(Records from a data collection)
@@ -832,24 +882,42 @@
   const int last = max(n_prev - 1, 0);
 
   Vec16<T> kv[PF], vv[PF];
-#pragma unroll
-  for (int u = 0; u < PF; ++u) {
-    const int64_t off = kvoff(min(kslot + u * KPB, last));
-    kv[u].v = M2M_KV_LOAD(reinterpret_cast<const V16*>(Kb + off));
-    vv[u].v = M2M_KV_LOAD(reinterpret_cast<const V16*>(Vb + off));
+  if constexpr (TAB != 2) {
+#pragma unroll
+    for (int u = 0; u < PF; ++u) {
+      const int64_t off = kvoff(min(kslot + u * KPB, last));
+      kv[u].v = kv_load<NTS>(reinterpret_cast<const V16*>(Ks + off));
+      vv[u].v = kv_load<NTS>(reinterpret_cast<const V16*>(Vs + off));
+    }
   }
   __builtin_amdgcn_sched_barrier(0);
   const bool own_wave = wave * 256 < a.d;
   float4 xv = make_float4(0.f, 0.f, 0.f, 0.f);
   float eres = 0.f;
   float4 e4 = make_float4(0.f, 0.f, 0.f, 0.f);
+  int tok = 0;
   if constexpr (FETCH) {
-    const int tok = amax_key_token(kraw, fin0, a.V, a.pad_id);
+    tok = amax_key_token(kraw, fin0, a.V, a.pad_id);
     const float* er = a.emb + (int64_t)tok * a.d;
-    e4 = *reinterpret_cast<const float4*>(er + xc);
+    if constexpr (!TABLE) e4 = *reinterpret_cast<const float4*>(er + xc);
     eres = er[on_];
   }
-  {
+  if constexpr (TABLE) {
+    const int64_t trow = ((int64_t)hh * a.V + tok) * DK;
+    const int dd2 = tid & 63, which2 = 1 + ((tid >> 6) & 1);
+    const float qe = a.q0_tab[trow + dd2];
+    const T kve = (which2 == 1 ? reinterpret_cast<const T*>(a.k0_tab) : reinterpret_cast<const T*>(a.v0_tab))[trow + dd2];
+    if (tid < DK) qs[dd2] = qe;
+    if (tid < 2 * DK) da_append_kv<T>(to_f32(kve), 0, which2, dd2, t, 0, Kb, Vb, kn, vn, !st_done);
+    if constexpr (TAB == 2) {
+      const int nh = max(t, 1);
+#pragma unroll
+      for (int u = 0; u < HPT; ++u)
+        if (tid + 1024 * u < nh) tokl[tid + 1024 * u] = (unsigned short)min(max(hv[u], (int64_t)0), (int64_t)a.V - 1);
+      for (int n = tid + 1024 * HPT; n < nh; n += 1024) tokl[n] = (unsigned short)min(max(hrow[min(n, last)], (int64_t)0), (int64_t)a.V - 1);
+    }
+  }
+  if constexpr (!TABLE) {
     const bool own = tid * 4 < a.d;
     if (own_wave) {
       if constexpr (FETCH) xv = e4;
@@ -876,7 +944,7 @@
     M2M_STAMP(6 + (SELF ? 1 : 0), 5);
   }
 
-  {
+  if constexpr (!TABLE) {
     float q[1];
     da_project<T, 1, LPO>(q, w, wrow, cnt, part, hn, a.d);
 #ifndef M2M_STAMPS_MERGE
@@ -892,6 +960,14 @@
   }
   __syncthreads();
   M2M_STAMP(6 + (SELF ? 1 : 0), 1);
+  if constexpr (TAB == 2) {
+#pragma unroll
+    for (int u = 0; u < PF; ++u) {
+      const int64_t off = kvoff(min(kslot + u * KPB, last));
+      kv[u].v = kv_load<NTS>(reinterpret_cast<const V16*>(Ks + off));
+      vv[u].v = kv_load<NTS>(reinterpret_cast<const V16*>(Vs + off));
+    }
+  }
 
   constexpr int OCH = 32 / E;
   const T* woimg = reinterpret_cast<const T*>(a.Wo) + ((int64_t)hh * OCH * 2 * a.d + min(tid, 2 * a.d - 1)) * E;
@@ -902,8 +978,8 @@
   const int which2 = 1 + (o2 >> 6), dd2 = o2 & 63;
   const T* wrow2 = reinterpret_cast<const T*>(a.Wp) + ((int64_t)which2 * a.inner + hh * DK + dd2) * a.d;
   const int cnt2 = a.d / E / LPO2;
-  Vec16<T> wkv[SELF ? WMAX2 : 1];
-  if (SELF) {
+  Vec16<T> wkv[SELF && !TABLE ? WMAX2 : 1];
+  if (SELF && !TABLE) {
 #pragma unroll
     for (int u = 0; u < WMAX2; ++u) wkv[u].v = *reinterpret_cast<const V16*>(wrow2 + (min(u, cnt2 - 1) * LPO2 + part2) * E);
   }
@@ -925,8 +1001,8 @@
     for (int e = 0; e < E; ++e) vrow[e] = vs.get(e);
     if (reissue == 1 || (reissue == 2 && k0 + (u + PF) * KPB < n_live)) {
       const int64_t off = kvoff(min(key + PF * KPB, last));
-      ks.v = M2M_KV_LOAD(reinterpret_cast<const V16*>(Kb + off));
-      vs.v = M2M_KV_LOAD(reinterpret_cast<const V16*>(Vb + off));
+      ks.v = kv_load<NTS>(reinterpret_cast<const V16*>(Ks + off));
+      vs.v = kv_load<NTS>(reinterpret_cast<const V16*>(Vs + off));
     }
     if (key < n_live) {
       if (SELF) s += biasl[t - key];
@@ -942,8 +1018,8 @@
     }
     if (reissue == 1 || (reissue == 2 && k0 + (u + PF) * KPB < n_live)) {
       const int64_t off = kvoff(min(key + PF * KPB, last));
-      ks.v = M2M_KV_LOAD(reinterpret_cast<const V16*>(Kb + off));
-      vs.v = M2M_KV_LOAD(reinterpret_cast<const V16*>(Vb + off));
+      ks.v = kv_load<NTS>(reinterpret_cast<const V16*>(Ks + off));
+      vs.v = kv_load<NTS>(reinterpret_cast<const V16*>(Vs + off));
     }
 #endif
   };
@@ -956,7 +1032,7 @@
 #pragma unroll
     for (int u = 0; u < PF; ++u) round(k0, u, kv[u], vv[u], 2);
   }
-  if (SELF) {
+  if constexpr (SELF && !TABLE) {
     float kvn[1];
     da_project<T, 1, LPO2>(kvn, wkv, wrow2, cnt2, part2, hn, a.d);
     if (part2 == 0) da_append_kv<T>(kvn[0], 0, which2, dd2, t, 0, Kb, Vb, kn, vn, !st_done);
@@ -974,6 +1050,58 @@
   da_out_row<T>(a, wo, oh, b, !st_done, true, [&] { return FETCH ? xq_fix_guarded(eres, a.state) : xres; });
   if (!SELF && a.book && hh == 0 && tid == 0) da_book_row(a, b, st_t, st_done);
   M2M_STAMP(6 + (SELF ? 1 : 0), 3);
+}
+
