# evfro/polara

Measured on AMD Instinct MI355X. Metric: users scored/sec + SVD build time, ML-20M rank-50 PureSVD, higher is better.
Workload: dtype bf16x3; 1 GPU; ML-20M-shaped synthetic 138493 x 26744, ~2e7 nnz, 10 levels (BASELINE.json metric / configs[2]), PureSVD rank=50, top-10, all users scored; n_items=26744, nnz=19975287, rank=50, topk=10, prune=True, launch=python, passes on 2 streams

## Files before the change

polara_amd/csrc/score.hip:

```cpp
#include "pk_common.h"
#include "pk_settle.h"
#include <math.h>
#include <stdlib.h>

typedef float f32x16 __attribute__((ext_vector_type(16)));
typedef __bf16 bf16x8 __attribute__((ext_vector_type(8)));

#define RING 16

#define PK_IDX_FLOOR (-2)
#define PK_TILE_NONE 0xffffffff00000000ull

template <int K, int J, int S>
constexpr unsigned long long pk_wave_stage_mask() {
    unsigned long long m = 0;
    for (int l = 0; l < 64; ++l) {
        const int i = l + 64 * S;
        if (((i & J) == 0) == ((i & K) == 0)) m |= 1ull << l;
    }
    return m;
}
template <int SLOTS, int K, int J>
__device__ __forceinline__ void pk_sort32_stage(unsigned (&key)[SLOTS]) {
    if constexpr (J >= 64) {
        const unsigned hi = key[0] > key[1] ? key[0] : key[1], lo = key[0] > key[1] ? key[1] : key[0];
        key[0] = hi;
        key[1] = lo;
    } else {
        unsigned other[SLOTS];
#pragma unroll
        for (int s = 0; s < SLOTS; ++s) other[s] = (unsigned)pk_lane_xor<J>((int)key[s]);
        {
            const unsigned hi = key[0] > other[0] ? key[0] : other[0], lo = key[0] > other[0] ? other[0] : key[0];
            key[0] = __builtin_amdgcn_inverse_ballot_w64(pk_wave_stage_mask<K, J, 0>()) ? hi : lo;
        }
        if constexpr (SLOTS == 2) {
            const unsigned hi = key[1] > other[1] ? key[1] : other[1], lo = key[1] > other[1] ? other[1] : key[1];
            key[1] = __builtin_amdgcn_inverse_ballot_w64(pk_wave_stage_mask<K, J, 1>()) ? hi : lo;
        }
    }
}
template <int SLOTS, int K, int J>
__device__ __forceinline__ void pk_sort32_merge(unsigned (&key)[SLOTS]) {
    pk_sort32_stage<SLOTS, K, J>(key);
    if constexpr (J > 1) pk_sort32_merge<SLOTS, K, (J >> 1)>(key);
}
template <int SLOTS, int K>
__device__ __forceinline__ void pk_sort32_levels(unsigned (&key)[SLOTS]) {
    if constexpr (K > 2) pk_sort32_levels<SLOTS, (K >> 1)>(key);
    pk_sort32_merge<SLOTS, K, (K >> 1)>(key);
}
template <int SLOTS>
__device__ __forceinline__ void pk_sort32_wave_desc(unsigned (&key)[SLOTS]) {
    static_assert(SLOTS == 1 || SLOTS == 2, "pk_sort32_wave_desc: 64 or 128 elements");
    pk_sort32_levels<SLOTS, 64 * SLOTS>(key);
}

template <int K, int J>
constexpr unsigned long long pk_half_stage_mask() {
    unsigned long long m = 0;
    for (int l = 0; l < 64; ++l) {
        const int t = l & 31;
        if (((t & J) == 0) == ((t & K) == 0)) m |= 1ull << l;
    }
    return m;
}
template <int K, int J>
__device__ __forceinline__ void pk_sort32_half_merge(unsigned &key) {
    const unsigned other = (unsigned)pk_lane_xor<J>((int)key);
    const unsigned hi = key > other ? key : other, lo = key > other ? other : key;
    key = __builtin_amdgcn_inverse_ballot_w64(pk_half_stage_mask<K, J>()) ? hi : lo;
    if constexpr (J > 1) pk_sort32_half_merge<K, (J >> 1)>(key);
}
template <int K>
__device__ __forceinline__ void pk_sort32_half_levels(unsigned &key) {
    if constexpr (K > 2) pk_sort32_half_levels<(K >> 1)>(key);
    pk_sort32_half_merge<K, (K >> 1)>(key);
}
__device__ __forceinline__ unsigned pk_float_order(float x) {
    const unsigned u = __float_as_uint(x);
    return (u & 0x80000000u) ? ~u : (u | 0x80000000u);
}

__device__ __forceinline__ unsigned pk_bf16_rne(float x) {
    unsigned u = __float_as_uint(x);
    u += 0x7fffu + ((u >> 16) & 1u);
    return u >> 16;
}
__device__ __forceinline__ void pk_split_bf16(float x, unsigned &hi, unsigned &lo) {
    hi = pk_bf16_rne(x);
    lo = pk_bf16_rne(x - __uint_as_float(hi << 16));
}

struct LaneState {
    int64_t sp;
    float tau;
    int cnt;
};
#define PK_LANE_DONE (-1)

__host__ __device__ constexpr bool pk_top_in_lds(int nstep, int kc) { return kc <= 32 || nstep > 8; }
__host__ __device__ constexpr int pk_ring_rows(int nstep, int kc) { return kc == 16 ? 8 : ((nstep > 8 && kc == 64) ? 2 * RING : RING); }
__host__ __device__ constexpr size_t pk_score_lds_bytes(int nstep, int kc) {
    return (size_t)(4 * pk_ring_rows(nstep, kc) * 64 + (pk_top_in_lds(nstep, kc) ? 4 * 32 * kc : 1)) * sizeof(uint2);
}
struct SeenDense {
    const unsigned *mask;
    const int32_t *skip;
    int tiles;
};
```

**TASK ITEM**
Nothing but the lines from the top of the entries above through the line with "if (tid < 2" should be set down, each exactly as written.

**WRITTEN SOLUTION**
@@ -832,24 +882,42 @@
   const int last = max(n_prev - 1, 0);
 
   Vec16<T> kv[PF], vv[PF];
-#pragma unroll
-  for (int u = 0; u < PF; ++u) {
-    const int64_t off = kvoff(min(kslot + u * KPB, last));
-    kv[u].v = M2M_KV_LOAD(reinterpret_cast<const V16*>(Kb + off));
-    vv[u].v = M2M_KV_LOAD(reinterpret_cast<const V16*>(Vb + off));
+  if constexpr (TAB != 2) {
+#pragma unroll
+    for (int u = 0; u < PF; ++u) {
+      const int64_t off = kvoff(min(kslot + u * KPB, last));
+      kv[u].v = kv_load<NTS>(reinterpret_cast<const V16*>(Ks + off));
+      vv[u].v = kv_load<NTS>(reinterpret_cast<const V16*>(Vs + off));
+    }
   }
   __builtin_amdgcn_sched_barrier(0);
   const bool own_wave = wave * 256 < a.d;
   float4 xv = make_float4(0.f, 0.f, 0.f, 0.f);
   float eres = 0.f;
   float4 e4 = make_float4(0.f, 0.f, 0.f, 0.f);
+  int tok = 0;
   if constexpr (FETCH) {
-    const int tok = amax_key_token(kraw, fin0, a.V, a.pad_id);
+    tok = amax_key_token(kraw, fin0, a.V, a.pad_id);
     const float* er = a.emb + (int64_t)tok * a.d;
-    e4 = *reinterpret_cast<const float4*>(er + xc);
+    if constexpr (!TABLE) e4 = *reinterpret_cast<const float4*>(er + xc);
     eres = er[on_];
   }
-  {
+  if constexpr (TABLE) {
+    const int64_t trow = ((int64_t)hh * a.V + tok) * DK;
+    const int dd2 = tid & 63, which2 = 1 + ((tid >> 6) & 1);
+    const float qe = a.q0_tab[trow + dd2];
+    const T kve = (which2 == 1 ? reinterpret_cast<const T*>(a.k0_tab) : reinterpret_cast<const T*>(a.v0_tab))[trow + dd2];
+    if (tid < DK) qs[dd2] = qe;
+    if (tid < 2 * DK) da_append_kv<T>(to_f32(kve), 0, which2, dd2, t, 0, Kb, Vb, kn, vn, !st_done);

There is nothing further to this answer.